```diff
@@ -475,13 +477,14 @@
   }
 }
 
-template <typename T>
+template <typename T, bool DZ>
 __global__ __launch_bounds__(256) void bn_bwd_partial2_kernel(const T* __restrict__ dy, const T* __restrict__ x,
                                                               const T* __restrict__ y, const float* __restrict__ mean,
                                                               const float* __restrict__ invstd,
                                                               const float* __restrict__ gamma,
                                                               const float* __restrict__ beta,
-                                                              double* __restrict__ slots, int NS, long P, int C, int relu) {
+                                                              double* __restrict__ slots, int NS, long P, int C, int relu,
+                                                              T* __restrict__ dz_out) {
   extern __shared__ float sm[];
   const ColMap m = col_map(C);
   f32x4 s = {0.f, 0.f, 0.f, 0.f}, q = {0.f, 0.f, 0.f, 0.f};
@@ -495,7 +498,7 @@
       sc[t] = a;
       sf[t] = b;
     }
-    bn_bwd_sums(dy, x, y, m, P, C, relu, mu, is, sc, sf, s, q);
+    bn_bwd_sums<T, DZ>(dy, x, y, m, P, C, relu, mu, is, sc, sf, s, q, dz_out);
     bn_stage_rows(sm, m, C, s, q);
   }
   bn_fold_rows<true>(sm, m.rows, C, nullptr, slots, NS);
@@ -736,6 +739,15 @@
   return FAMI_ESHAPE;
 }
 
+template <typename T>
+static inline bool bn_dz_form(const T* dy, const T* x, const T* y, const T* dx, const T* dres, long P, int C, int relu, int acc_dres) {
+  if (!g_bn_bwd_dz || relu != 1 || !dres || acc_dres) return false;
+  const uintptr_t n = (uintptr_t)P * C * sizeof(T), r = (uintptr_t)dres;
+  for (const T* t : {dy, x, y, dx})
+    if (t && (uintptr_t)t < r + n && r < (uintptr_t)t + n) return false;
+  return true;
+}
+
 static inline size_t bn_stage_bytes(int C) { return (size_t)bn_rows(C) * 2 * C * sizeof(float); }
 
 template <typename T>
@@ -794,8 +806,14 @@
   const int G = bn_grid(P, C);
   float* coef = ws + (long)BN_MAXG * 2 * C - 2 * C;
   const int Gp = G < BN_MAXG ? G : BN_MAXG - 1;
-  hipLaunchKernelGGL(bn_bwd_partial_kernel<T>, dim3(Gp), dim3(256), bn_stage_bytes(C), s, dy, x, y, mean, invstd, ws, P,
-                     C, relu);
+  if (bn_dz_form(dy, x, y, dx, dres, P, C, relu ? 1 : 0, acc_dres)) {
+    hipLaunchKernelGGL((bn_bwd_partial_kernel<T, true>), dim3(Gp), dim3(256), bn_stage_bytes(C), s, dy, x, y, mean, invstd, ws, P,
+                       C, relu, dres);
+    dy = dres, y = nullptr, dres = nullptr, relu = 0;
+  } else {
+    hipLaunchKernelGGL((bn_bwd_partial_kernel<T, false>), dim3(Gp), dim3(256), bn_stage_bytes(C), s, dy, x, y, mean, invstd, ws, P,
+                       C, relu, (T*)nullptr);
+  }
   FAMI_CHECK_LAUNCH(nm);
   hipLaunchKernelGGL(bn_bwd_finalize_kernel, dim3(C), dim3(256), 0, s, ws, Gp, P, C, coef, dgamma, dbeta, acc_param);
   FAMI_CHECK_LAUNCH(nm);
@@ -876,9 +894,14 @@
     return bn_small_bwd_launch<T>(dy, x, y, mean, invstd, gamma, dx, dgamma, dbeta, dres, P, C, relu ? 1 : 0, acc_dx, acc_param, acc_dres, s, nm);
   }
   const int G = bn_grid2(P, C, (int)sizeof(T)), NS = bn_slots(C);
-  if (!pre) {
-    hipLaunchKernelGGL(bn_bwd_partial2_kernel<T>, dim3(G), dim3(256), bn_stage_bytes(C), s, dy, x, y, mean, invstd, gamma, beta,
-                       reinterpret_cast<double*>(slots), NS, P, C, relu);
+  if (!pre && bn_dz_form(dy, x, y, dx, dres, P, C, relu, acc_dres)) {
+    hipLaunchKernelGGL((bn_bwd_partial2_kernel<T, true>), dim3(G), dim3(256), bn_stage_bytes(C), s, dy, x, y, mean, invstd, gamma, beta,
+                       reinterpret_cast<double*>(slots), NS, P, C, relu, dres);
+    FAMI_CHECK_LAUNCH(nm);
+    dy = dres, y = nullptr, dres = nullptr, relu = 0;
+  } else if (!pre) {
+    hipLaunchKernelGGL((bn_bwd_partial2_kernel<T, false>), dim3(G), dim3(256), bn_stage_bytes(C), s, dy, x, y, mean, invstd, gamma, beta,
+                       reinterpret_cast<double*>(slots), NS, P, C, relu, (T*)nullptr);
     FAMI_CHECK_LAUNCH(nm);
   }
   hipLaunchKernelGGL(bn_bwd_apply2_kernel<T>, dim3(bn_apply_grid2(P, C)), dim3(256), (size_t)2 * C * sizeof(float), s, dy, x,
@@ -914,7 +937,8 @@
 long fami_bn_slots_bytes(int C) { return bn_slots_bytes(C); }
 int fami_bn_tune_small(long elems) {
   if (elems <= -1000) { g_bn2_maxg = (int)(-elems - 1000); return FAMI_OK; }
-  if (elems < 0) { g_bn_small_elems = 32768; g_bn2_maxg = 512; return FAMI_OK; }
+  if (elems == -900 || elems == -901) { g_bn_bwd_dz = (int)(-elems - 900); return FAMI_OK; }
+  if (elems < 0) { g_bn_small_elems = 32768; g_bn2_maxg = 512; g_bn_bwd_dz = 1; return FAMI_OK; }
   g_bn_small_elems = elems;
   return FAMI_OK;
 }
diff --git a/fami-pose_amd/csrc/route.h b/fami-pose_amd/csrc/route.h
--- a/fami-pose_amd/csrc/route.h
+++ b/fami-pose_amd/csrc/route.h
@@ -85,6 +85,8 @@
 #define g_wgs3_default (fami_rt()->wgs3_default)
 #define g_bn_small_elems (fami_rt()->bn_small_elems)
 #define g_bn2_maxg (fami_rt()->bn2_maxg)
+#define g_bn_bwd_dz (fami_rt()->bn_bwd_dz)
+#define g_pack_fused (fami_rt()->pack_fused)
 
 static inline void fami_route_set_dcn_defaults(fami_route_t* q) {
   q->dcn_gather = -1;
@@ -175,4 +177,6 @@
   q->wgs3_default = 1;
   q->bn_small_elems = 32768;
   q->bn2_maxg = 512;
+  q->bn_bwd_dz = 1;
+  q->pack_fused = 1;
 }
diff --git a/include/fami_route.h b/include/fami_route.h
--- a/include/fami_route.h
+++ b/include/fami_route.h
@@ -89,6 +89,8 @@
   int  wgs3_default;
   long bn_small_elems;
   int  bn2_maxg;
+  int  bn_bwd_dz;
+  int  pack_fused;
 } fami_route_t;
 
 #ifdef __cplusplus
```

◆ ASSIGNMENT:
Gather up, from the records above, each line where the word "dres" appears.

◆ EXERCISE RESPONSE:
+static inline bool bn_dz_form(const T* dy, const T* x, const T* y, const T* dx, const T* dres, long P, int C, int relu, int acc_dres) {
+  if (!g_bn_bwd_dz || relu != 1 || !dres || acc_dres) return false;
+  const uintptr_t n = (uintptr_t)P * C * sizeof(T), r = (uintptr_t)dres;
+  if (bn_dz_form(dy, x, y, dx, dres, P, C, relu ? 1 : 0, acc_dres)) {
+                       C, relu, dres);
+    dy = dres, y = nullptr, dres = nullptr, relu = 0;
     return bn_small_bwd_launch<T>(dy, x, y, mean, invstd, gamma, dx, dgamma, dbeta, dres, P, C, relu ? 1 : 0, acc_dx, acc_param, acc_dres, s, nm);
+  if (!pre && bn_dz_form(dy, x, y, dx, dres, P, C, relu, acc_dres)) {
+                       reinterpret_cast<double*>(slots), NS, P, C, relu, dres);
+    dy = dres, y = nullptr, dres = nullptr, relu = 0;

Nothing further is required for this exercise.